Hootaw!!! What a way to start the next month of photos!!
I went to the post office today to pick up our mail, and just as I was leaving, I spotted a really cute elderly couple walking out…and she was wearing a fresh lei! Inside my heart leaped high with joy at the sight!
No shame, me. I walked up to her and asked if I could smell it… and she said, “Of course!” and I bent my head and drew in a deep breath of plumeria, tears coming to my eyes at the sight and scent of home.
The two of them were so cute; they asked me what kind of flowers they were, and I told them the purple ones were orchid and the yellow, plumeria. They told me that they’d bought it just before they boarded the plane from Honolulu to here. I thanked them and told them that I was born and raised there, and how much I miss the fragrances of home.
They were just getting into their pickup when I walked out of the building; he holding her car door open, the perfect gentleman. I then asked if it would be okay if I took a photo of the wahine’s lei, and she smiled broadly and said, “Absolutely!”

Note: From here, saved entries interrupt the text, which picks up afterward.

template <int NQ, bool ROWS_LDS, int NW, class JD>
__device__ __forceinline__ void urn_chain_q(const JD& job, const LevelHdr& h, const StrainParam* s_sp, LevelResult* __restrict__ R,
                                            const int* s_slot, volatile double* s_a, volatile double* s_p, unsigned* s_kf,
                                            const float* s_a0f, int* s_x, float* s_uwin, const float* rows_lds, int stride, int tid) {
    constexpr int SPL = 4 * NQ, SP = 16 * NQ;
    constexpr int NPLC = SP > 64 ? 2 : 1;
    constexpr float EPSW = (float)(SP + 16) * 1.5e-7f;
    const int lane = tid & 63, wv = __builtin_amdgcn_readfirstlane(tid >> 6), k = lane & 3, pos = wv * 16 + (lane >> 2);
    const int S = h.S, Q = h.Q, n = h.n_sweeps, e0 = h.e0;
    const int Sm1 = S - 1;
    const int total = n * Q;
    const SlowArgs sa{job.qent, job.quid, job.ent_rid, job.ll, job.ll_stride, job.has};
    const SC_GLOBAL double* Ustream = (const SC_GLOBAL double*)job.U;
    const SC_GLOBAL float* Uf = (const SC_GLOBAL float*)job.Uf;
    const SC_GLOBAL float* rows_g = (const SC_GLOBAL float*)job.tabLf;
    SC_GLOBAL unsigned char* dlog = (SC_GLOBAL unsigned char*)job.dlog;
    auto ld4 = [&](int idx) __attribute__((always_inline)) -> f4v {
        return ROWS_LDS ? *(const f4v*)(rows_lds + idx) : *(const SC_GLOBAL f4v*)(rows_g + idx);
    };
    auto ld1 = [&](int idx) __attribute__((always_inline)) -> float { return ROWS_LDS ? rows_lds[idx] : rows_g[idx]; };

    const int cbase = k * SPL;
    const float m0 = k > 0 ? 1.0f : 0.0f, m1 = k > 1 ? 1.0f : 0.0f;
    const float posf = (float)pos + 1.0e-37f;
    double a0m[NPLC];
#pragma unroll
    for (int i = 0; i < NPLC; i++) { const int s = lane * NPLC + i; a0m[i] = (s < S) ? s_sp[s].a0 : 0.0; }
    f4v a0q[NQ];
#pragma unroll
    for (int g = 0; g < NQ; g++) a0q[g] = *(const f4v*)(s_a0f + cbase + 4 * g);
    unsigned long long n_exact = 0, n_slow = 0, n_pass = 0;
    const unsigned long long clk0 = clock64(), wall0 = wall_clock64();

    int ulo = 0;
    bool upf = false;
    f4v ux0 = 0.0f, ux1 = 0.0f;
    if (wv == 0) {
#pragma unroll
        for (int j = 0; j < UWIN / 256; j++) *(f4v*)(s_uwin + 256 * j + 4 * lane) = *(const SC_GLOBAL f4v*)(Uf + 256 * j + 4 * lane);
    }
    __syncthreads();

    int t = 0;
    int ro = (pos % Q) * stride;
    const int wrap = Q * stride;
    int upos = pos;
    f4v L[NQ];
    float uf = 0.0f, llast = 0.0f;
    auto issue_loads = [&]() __attribute__((always_inline)) {
#pragma unroll
        for (int g = 0; g < NQ; g++) L[g] = ld4(ro + cbase + 4 * g);
        llast = ld1(ro + Sm1);
        uf = s_uwin[upos];
    };
    if (total > 0) issue_loads();
#ifdef SC_CHAIN_PROF
    unsigned long long prof[9] = {0, 0, 0, 0, 0, 0, 0, 0, 0}, tprev = clock64();
#endif
#pragma unroll 1
    while (t < total) {
        asm volatile("" ::: "memory");
        n_pass++;
        float loc[SPL];
        float run = 0.0f;
        u4v kq[NQ];
#pragma unroll
        for (int g = 0; g < NQ; g++) kq[g] = *(const u4v*)(s_kf + cbase + 4 * g);
        const unsigned klast = s_kf[Sm1];
        const float a0last = s_a0f[Sm1];
#pragma unroll
        for (int g = 0; g < NQ; g++) {
            const u4v kk = kq[g];
            const f4v av = a0q[g] + f4v{(float)kk.x, (float)kk.y, (float)kk.z, (float)kk.w};
            loc[4 * g + 0] = run = (g == 0) ? av.x * L[g].x : fma_rn(av.x, L[g].x, run);
            loc[4 * g + 1] = run = fma_rn(av.y, L[g].y, run);
            loc[4 * g + 2] = run = fma_rn(av.z, L[g].z, run);
            loc[4 * g + 3] = run = fma_rn(av.w, L[g].w, run);
        }
        const float alast = a0last + (float)klast;
        CHAIN_STAMP(0);
        const float i1 = fmaf(quad_f32<0x90>(run), m0, run);
        const float i2 = fmaf(quad_f32<0x40>(i1), m1, i1);
        const float off = i2 - run;
        const float T = quad_f32<0xFF>(i2);
        const float tgt = uf * T;
        const float tb = tgt - off;
        const f2v tb2 = {tb, tb};
        unsigned w = 0;
        unsigned up = 0x7f800000u, dn = 0x7f800000u;
#pragma unroll
        for (int j = 0; j < SPL; j += 2) {
            const f2v lc = {loc[j], loc[j + 1]};
            const f2v d = pk_sub(lc, tb2);
            const f2v e = pk_sub(tb2, lc);
            w = __builtin_amdgcn_alignbit(w, __float_as_uint(d.x), 31);
            w = __builtin_amdgcn_alignbit(w, __float_as_uint(d.y), 31);
            up = min3_u32(up, __float_as_uint(d.x), __float_as_uint(d.y));
            dn = min3_u32(dn, __float_as_uint(e.x), __float_as_uint(e.y));
        }
        const float alt = tgt - (T - alast * llast);
        const float epsT = EPSW * T;
        const float lim_up = fmaf(uf + 0x1p-22f, posf, epsT);
        const float lim_dn = fmaf((1.0f + 0x1p-22f) - uf, posf, epsT);
        const bool okl = (__uint_as_float(dn) >= lim_dn) && ((__uint_as_float(up) >= lim_up) || (alt >= lim_dn));
        const unsigned long long F = ~__ballot(okl);
        const int fpos = F ? 16 * wv + ((int)__builtin_ctzll(F) >> 2) : 16 * NW;
        if (lane == 0) s_x[wv] = fpos;
        int c = __popc(w);
        c += quad_i32<0xB1>(c);
        c += quad_i32<0x4E>(c);
        c = min(c, Sm1);
        CHAIN_STAMP(1);
        lds_barrier();
        const int rem = total - t;
        int adv = 16 * NW;
#pragma unroll
        for (int j = 0; j < NW / 4; j++) {
            const i4v xf = *(const i4v*)(s_x + 4 * j);
            adv = min(adv, min(min(xf.x, xf.y), min(xf.z, xf.w)));
        }
        adv = adv < rem ? adv : rem;
        CHAIN_STAMP(2);
        if (adv == 0) {
            if (wv == 0) {
                const double u = Ustream[t];
                double ad[NPLC];
#pragma unroll
                for (int i = 0; i < NPLC; i++) { const int s = lane * NPLC + i; ad[i] = a0m[i] + (double)((s < S) ? s_kf[s] : 0u); }
                const int qi = __builtin_amdgcn_readfirstlane(ro) / stride;
                const int cc = slow_draw<NPLC>(sa, s_slot, s_a, s_p, ad[0], NPLC > 1 ? ad[NPLC - 1] : 0.0, S, qi, e0, u, lane);
                n_slow++;
                n_exact += (cc >> 8) & 1;
                c = cc & 0xFF;
            }
            adv = 1;
        }
        const bool acc = (pos < adv) && (k == 0);
        SC_GLOBAL unsigned char* const lg = dlog + (t + pos);
        t += adv;
        if (t >= total) {
            if (acc) { __hip_atomic_fetch_add(&s_kf[c], 1u, __ATOMIC_RELAXED, __HIP_MEMORY_SCOPE_WORKGROUP); *lg = (unsigned char)c; }
            break;
        }
        if (Q >= 16 * NW) {
            const unsigned r1 = (unsigned)(ro + adv * stride);
            const unsigned r2 = r1 - (unsigned)wrap;
            ro = (int)(r1 < r2 ? r1 : r2);
        } else {
            ro = ((ro / stride + adv) % Q) * stride;
        }
        upos = (upos + adv) & (UWIN - 1);
        if (wv == 0) {
            if (!upf && t >= ulo + UWIN / 4) {
                ux0 = *(const SC_GLOBAL f4v*)(Uf + ulo + UWIN + 4 * lane);
                ux1 = *(const SC_GLOBAL f4v*)(Uf + ulo + UWIN + 256 + 4 * lane);
                upf = true;
            }
            if (t >= ulo + UWIN / 2) {
                *(f4v*)(s_uwin + ((ulo & (UWIN - 1)) + 4 * lane)) = ux0;
                *(f4v*)(s_uwin + ((ulo & (UWIN - 1)) + 256 + 4 * lane)) = ux1;
                ulo += UWIN / 2;
                upf = false;
            }
        }
        CHAIN_STAMP(3);
        issue_loads();
        CHAIN_STAMP_W(6);
        if (acc) __hip_atomic_fetch_add(&s_kf[c], 1u, __ATOMIC_RELAXED, __HIP_MEMORY_SCOPE_WORKGROUP);
        CHAIN_STAMP_W(7);
        if (acc) *lg = (unsigned char)c;
        CHAIN_STAMP_W(8);
        lds_barrier();
        CHAIN_STAMP(4);
    }
#ifdef SC_CHAIN_PROF
    if (tid == 0) { for (int i = 0; i < 9; i++) if (i != 5) atomicAdd(&g_chain_prof[i], prof[i]); atomicAdd(&g_chain_prof[5], n_pass); }
#endif
    asm volatile("s_waitcnt vmcnt(0)" ::: "memory");
    __syncthreads();
    if (wv == 0) {
#pragma unroll
        for (int i = 0; i < NPLC; i++) {
            const int s = lane * NPLC + i;
            if (s < S) { R->abund[s] = a0m[i] + (double)s_kf[s]; R->kdraw[s] = s_kf[s]; }
        }
        if (lane == 0) {
            R->n_draws = (unsigned long long)total; R->n_exact = n_exact; R->n_slow = n_slow; R->n_pass = n_pass;
            R->chain_cycles = clock64() - clk0; R->chain_wall = wall_clock64() - wall0;
        }
    }
}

I’d just gotten a new phone yesterday and wasn’t even sure I knew how to take photos with it, but did manage to get a couple of photos of the lovely lei.
Then the husband asked me again where I was from, and began to tell me a story, of how, during the Korean War, he was in the Navy, and had the job of getting battleships out of their mothball status and ready for service, and that in all, he’d made seven trips across the Pacific Ocean during that time. It was fascinating to listen to him. I told him how during WWII my folks had watched the bombing of Pearl Harbor, and how, during my trips to California to visit my mother, I’d always see the Mothball Fleet in the Carquinez Strait.
What made this so special is that we used to have two lovely plumeria trees growing right outside my folks’ bedroom window. One was pink, and the other, yellow, and when they were blooming, their fragrance wafted in through the open windows.
So there we were, out in the Boring Post Office’s parking lot, sharing all kine stuff about Hawai’i and battleships and plumeria lei. As they got into their old blue pickup, I watched them drive away, and thanked ke Akua for allowing me to be there at that time and place, inhaling the fragrance of home and meeting those two wonderful people.
If I concentrate really hard, I can still smell the aroma of the lei, and my heart is happy.
Coincidence? I think not. The world is too big for those kinds of meetings to be happenstance. He is good.
Make me all waimaka dis mohning. Love dis kine story.
Awww, precious story. The lei makes me smile too.